* [Task description]
Write out each line of the records that has "reference" in it.

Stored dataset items
=-=-=
## Fuse head marking, bin scan, bin starts and max-scan into one segmented scan

```diff
diff --git a/harc_amd/csrc/idx_scan.h b/harc_amd/csrc/idx_scan.h
--- /dev/null
+++ b/harc_amd/csrc/idx_scan.h
@@ -0,0 +1,40 @@
+#pragma once
+#include <stdint.h>
+
+#if defined(__HIPCC__)
+#define IX_HD __host__ __device__ __forceinline__
+#else
+#define IX_HD static inline
+#endif
+
+#define IDX_SCAN_TILE 2048u
+
+struct IdxSeg { uint32_t c; uint32_t head; uint64_t m; };
+
+IX_HD uint64_t ix_bucket_slot(uint64_t h, uint64_t cap)
+{
+    const uint64_t nb = cap >> 2;
+    if (nb >> 32) {
+#if defined(__HIP_DEVICE_COMPILE__)
+        return __umul64hi(h, nb) << 2;
+#else
+        return (uint64_t)(((unsigned __int128)h * nb) >> 64) << 2;
+#endif
+    }
+    return (((h >> 32) * (uint64_t)(uint32_t)nb) >> 32) << 2;
+}
+IX_HD IdxSeg ix_lift(uint64_t key, int opens, uint64_t cap, uint32_t n)
+{
+    IdxSeg r;
+    r.c = opens ? 1u : 0u; r.head = r.c;
+    r.m = opens ? ix_bucket_slot(key, cap) + (uint64_t)n : 0;
+    return r;
+}
+IX_HD IdxSeg ix_combine(IdxSeg a, IdxSeg b)
+{
+    const uint64_t mb = b.m ? b.m - (uint64_t)a.c : 0;
+    IdxSeg r;
+    r.c = a.c + b.c; r.head = b.head;
+    r.m = a.m > mb ? a.m : mb;
+    return r;
+}
diff --git a/harc_amd/csrc/internal.h b/harc_amd/csrc/internal.h
--- a/harc_amd/csrc/internal.h
+++ b/harc_amd/csrc/internal.h
@@ -173,6 +173,7 @@
 int prim_incl_scan_u64(harc_amd_ctx *c, const uint64_t *in, uint64_t *out, size_t n);
 int prim_incl_max_u32(harc_amd_ctx *c, const uint32_t *in, uint32_t *out, size_t n);
 int prim_incl_max_u64(harc_amd_ctx *c, const uint64_t *in, uint64_t *out, size_t n);
+int prim_index_scan(harc_amd_ctx *c, const uint64_t *skeys, uint32_t n, uint64_t cap, uint32_t *bs, uint64_t *q, uint32_t *nbins);
 
 int s1_pack_ascii(harc_amd_ctx *c, const char *d_ascii, uint32_t n, uint32_t stride, uint64_t *d_out);
 int s1_pack3_ascii(harc_amd_ctx *c, const char *d_ascii, uint32_t n, uint32_t stride, uint64_t *d_out);
diff --git a/harc_amd/csrc/prims.hip b/harc_amd/csrc/prims.hip
--- a/harc_amd/csrc/prims.hip
+++ b/harc_amd/csrc/prims.hip
@@ -1,4 +1,5 @@
 #include "devutil.h"
+#include "idx_scan.h"
 #include <rocprim/rocprim.hpp>
 
 int harc_tmp_reserve(harc_amd_ctx *c, size_t bytes)
@@ -85,6 +86,39 @@
     return HARC_AMD_OK;
 }
 
+struct IxLift {
+    const uint64_t *k; uint64_t cap; uint32_t n;
+    __host__ __device__ IdxSeg operator()(size_t i) const { const uint64_t a = k[i]; return ix_lift(a, i == 0 || k[i - 1] != a, cap, n); }
+};
+struct IxPlus { __host__ __device__ IdxSeg operator()(const IdxSeg &a, const IdxSeg &b) const { return ix_combine(a, b); } };
+struct IxOutRef {
+    uint32_t *bs; uint64_t *q; uint32_t *nbins; uint32_t n; size_t i;
+    __host__ __device__ const IxOutRef &operator=(const IdxSeg &v) const
+    {
+        if (v.head) { bs[v.c - 1] = (uint32_t)i; q[v.c - 1] = v.m; }
+        if (i + 1 == (size_t)n) *nbins = v.c;
+        return *this;
+    }
+};
+struct IxOut {
+    using iterator_category = std::random_access_iterator_tag; using value_type = IdxSeg; using difference_type = std::ptrdiff_t; using pointer = IdxSeg *; using reference = IxOutRef;
+    uint32_t *bs; uint64_t *q; uint32_t *nbins; uint32_t n; size_t i;
+    __host__ __device__ IxOutRef operator[](size_t j) const { return IxOutRef{ bs, q, nbins, n, i + j }; }
+    __host__ __device__ IxOutRef operator*() const { return IxOutRef{ bs, q, nbins, n, i }; }
+    __host__ __device__ IxOut operator+(size_t j) const { return IxOut{ bs, q, nbins, n, i + j }; }
+};
+int prim_index_scan(harc_amd_ctx *c, const uint64_t *skeys, uint32_t n, uint64_t cap, uint32_t *bs, uint64_t *q, uint32_t *nbins)
+{
+    if (n == 0) return HARC_AMD_OK;
+    static_assert(IDX_SCAN_TILE == 256u * 8u, "idx_scan.h names the tile of this configuration");
+    using cfg = rocprim::scan_config<256, IDX_SCAN_TILE / 256u, rocprim::block_load_method::block_load_transpose, rocprim::block_store_method::block_store_transpose,
+                                     rocprim::block_scan_algorithm::using_warp_scan>;
+    auto in = rocprim::make_transform_iterator(rocprim::counting_iterator<size_t>(0), IxLift{ skeys, cap, n });
+    IxOut out{ bs, q, nbins, n, 0 };
+    PRIM_CALL(rocprim::inclusive_scan<cfg>(tmp, bytes, in, out, (size_t)n, IxPlus(), c->stream));
+    return HARC_AMD_OK;
+}
+
 __global__ void k_selftest_grid(uint64_t n, unsigned long long *out)
 {
     const uint64_t i = harc_gid();
diff --git a/harc_amd/csrc/stage1.hip b/harc_amd/csrc/stage1.hip
--- a/harc_amd/csrc/stage1.hip
+++ b/harc_amd/csrc/stage1.hip
@@ -275,6 +275,15 @@
     if (head[i]) { const uint32_t b = binidx[i]; binstart[b] = i; v[b] = bucket_slot(skeys[i], cap) + (uint64_t)n - (uint64_t)b; }
     if (i == n - 1) *nbins = binidx[i] + head[i];
 }
+__global__ void k_dict_diff(const uint32_t *bs, const uint32_t *bsr, const uint64_t *q, const uint64_t *qr, uint32_t nbins, const uint32_t *nbins_ref, unsigned long long *ndiff)
+{
+    const uint32_t b = harc_gid32();
+    if (b > nbins) return;
+    unsigned int bad;
+    if (b == nbins) bad = *nbins_ref != nbins;
+    else bad = (unsigned int)(bs[b] != bsr[b]) + (unsigned int)(q[b] != qr[b]);
+    if (bad) atomicAdd(ndiff, (unsigned long long)bad);
+}
 #define HARC_LARGEBIN 16u
 #define HARC_STEP_CAP 12
 #define HARC_BO_FREE 1u
@@ -2405,20 +2414,31 @@
     RC_TRY(dalloc(c, &d->slots, d->cap)); RC_TRY(dalloc(c, &d->ids, n)); RC_TRY(dalloc(c, &d->d_nbins, 2));
     return HARC_AMD_OK;
 }
+static unsigned harc_dict_sort_bits(uint32_t n)
+{
+    unsigned sbits = 64;
+    { unsigned lg = 1; while (((uint64_t)1 << lg) < n) lg++; sbits = ((lg + 8 + 7) / 8) * 8; if (sbits > 64) sbits = 64; }
+    if (const char *e = getenv("HARC_AMD_SORT_BITS")) { const int x = atoi(e); if (x >= 1 && x <= 64) sbits = (unsigned)x; }
+    return sbits;
+}
 int harc_dict_build(harc_amd_ctx *c, DictDev *d, uint64_t *keys, uint32_t *ids, uint32_t n, unsigned kbits)
 {
     (void)kbits;
     if (n == 0) return HARC_AMD_OK;
     PoolScope scope(c);
-    uint64_t *k1 = nullptr; uint32_t *h0 = nullptr, *b0 = nullptr, *bs = nullptr;
-    RC_TRY(dalloc(c, &k1, n)); RC_TRY(dalloc(c, &h0, n)); RC_TRY(dalloc(c, &b0, n)); RC_TRY(dalloc(c, &bs, n));
-    unsigned sbits = 64;
-    { unsigned lg = 1; while (((uint64_t)1 << lg) < n) lg++; sbits = ((lg + 8 + 7) / 8) * 8; if (sbits > 64) sbits = 64; }
-    if (const char *e = getenv("HARC_AMD_SORT_BITS")) { const int x = atoi(e); if (x >= 1 && x <= 64) sbits = (unsigned)x; }
+    uint64_t *k1 = nullptr; uint32_t *bs = nullptr;
+    RC_TRY(dalloc(c, &k1, n)); RC_TRY(dalloc(c, &bs, n));
+    const bool dverify = getenv("HARC_AMD_DICT_VERIFY") != nullptr;
+    uint32_t *h0 = nullptr, *b0 = nullptr, *bsr = nullptr, *nbr = nullptr; uint64_t *vr = nullptr, *qr = nullptr; unsigned long long *ndiff = nullptr;
+    if (dverify) {
+        RC_TRY(dalloc(c, &h0, n)); RC_TRY(dalloc(c, &b0, n)); RC_TRY(dalloc(c, &bsr, n)); RC_TRY(dalloc(c, &nbr, 2));
+        RC_TRY(dalloc(c, &vr, n)); RC_TRY(dalloc(c, &qr, n)); RC_TRY(dalloc(c, &ndiff, 1));
+    }
+    unsigned sbits = harc_dict_sort_bits(n);
     uint32_t *mixed = nullptr; unsigned int *mmeta = nullptr; uint64_t *k2 = nullptr;
     RC_TRY(dalloc(c, &mixed, MIXED_MAX)); RC_TRY(dalloc(c, &mmeta, 4));
     RC_TRY(dalloc(c, &k2, n));
-    uint64_t *const k2v = k2;
+    uint64_t *const q = k2;
     hipLaunchKernelGGL(k_scramble_keys, harc_grid256(n), dim3(256), 0, c->stream, keys, n, sbits < 64 ? sbits : 0u);
     uint32_t nbins = 0;
     for (;;) {
@@ -2430,9 +2450,7 @@
             hipLaunchKernelGGL(k_mixed_own, dim3(MIXED_MAX / 256), dim3(256), 0, c->stream, (const uint64_t *)k1, (int)(64 - sbits), mixed, mmeta);
             hipLaunchKernelGGL(k_mixed_fix, dim3(MIXED_MAX / 256), dim3(256), 0, c->stream, k1, d->ids, n, (int)(64 - sbits), (const uint32_t *)mixed, mmeta);
         } else RC_TRY(prim_sort_pairs_u64_u32(c, keys, k1, ids, d->ids, n, 64));
-        hipLaunchKernelGGL(k_mark_heads, harc_grid256(n), dim3(256), 0, c->stream, k1, n, h0);
-        RC_TRY(prim_excl_scan_u32(c, h0, b0, n));
-        hipLaunchKernelGGL(k_bin_starts, harc_grid256(n), dim3(256), 0, c->stream, h0, b0, n, bs, d->d_nbins, (const uint64_t *)k1, d->cap, k2v);
+        RC_TRY(prim_index_scan(c, k1, n, d->cap, bs, q, d->d_nbins));
         unsigned int mm[2] = { 0, 0 };
         HIP_TRY(hipMemcpyAsync(&nbins, d->d_nbins, 4, hipMemcpyDeviceToHost, c->stream));
         HIP_TRY(hipMemcpyAsync(mm, mmeta, 8, hipMemcpyDeviceToHost, c->stream));
@@ -2442,13 +2460,25 @@
         hipLaunchKernelGGL(k_rotate_keys, harc_grid256(n), dim3(256), 0, c->stream, keys, n, 64u - sbits);
         sbits = 64;
     }
+    if (nbins == 0 || nbins > n) { harc_set_error("dictionary: the scan over %u sorted keys counts %u bins", n, nbins); return HARC_AMD_EINTERNAL; }
     const int fill = getenv("HARC_AMD_TABLE_FILL") ? atoi(getenv("HARC_AMD_TABLE_FILL")) != 0 : (uint64_t)nbins * 16 >= d->cap;
     if (!fill) HIP_TRY(hipMemsetAsync(d->slots, 0, d->cap * sizeof(HashSlot), c->stream));
     d->nbins = nbins;
+    if (dverify) {
+        unsigned long long hnd = 0;
+        HIP_TRY(hipMemsetAsync(nbr, 0, 8, c->stream)); HIP_TRY(hipMemsetAsync(ndiff, 0, 8, c->stream));
+        hipLaunchKernelGGL(k_mark_heads, harc_grid256(n), dim3(256), 0, c->stream, k1, n, h0);
+        RC_TRY(prim_excl_scan_u32(c, h0, b0, n));
+        hipLaunchKernelGGL(k_bin_starts, harc_grid256(n), dim3(256), 0, c->stream, h0, b0, n, bsr, nbr, (const uint64_t *)k1, d->cap, vr);
+        RC_TRY(prim_incl_max_u64(c, vr, qr, nbins));
+        hipLaunchKernelGGL(k_dict_diff, harc_grid256((uint64_t)nbins + 1), dim3(256), 0, c->stream, (const uint32_t *)bs, (const uint32_t *)bsr, (const uint64_t *)q, (const uint64_t *)qr,
+                           nbins, (const uint32_t *)nbr, ndiff);
+        HIP_TRY(hipMemcpyAsync(&hnd, ndiff, 8, hipMemcpyDeviceToHost, c->stream));
+        HIP_TRY(hipStreamSynchronize(c->stream));
+        if (hnd) { harc_set_error("dictionary: the one-pass scan differs from the four reference launches in %llu words of bs, q and nbins", hnd); return HARC_AMD_EINTERNAL; }
+    }
     {
-        uint64_t *v = k2v, *q = keys;
         const unsigned gb = (nbins + 255) / 256;
-        RC_TRY(prim_incl_max_u64(c, v, q, nbins));
         for (int pass = 0; pass < 2; pass++)
             hipLaunchKernelGGL(k_table_place, dim3(gb), dim3(256), 0, c->stream, (const uint64_t *)k1, (const uint32_t *)d->ids, (const uint32_t *)bs, nbins, n, (const uint64_t *)q,
                                d->slots, d->cap, d->bigthresh, d->large_list, d->large_n, d->large_max, d->large_tag, d->d_nbins, pass, pass == 0 ? 0u : (gb > 64 ? gb - 64 : 0u), fill);
```

Result: no change. 695.7, median of 6 (+0.2%).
=-=-=
* [Solution to this problem]
+    using iterator_category = std::random_access_iterator_tag; using value_type = IdxSeg; using difference_type = std::ptrdiff_t; using pointer = IdxSeg *; using reference = IxOutRef;
+        if (hnd) { harc_set_error("dictionary: the one-pass scan differs from the four reference launches in %llu words of bs, q and nbins", hnd); return HARC_AMD_EINTERNAL; }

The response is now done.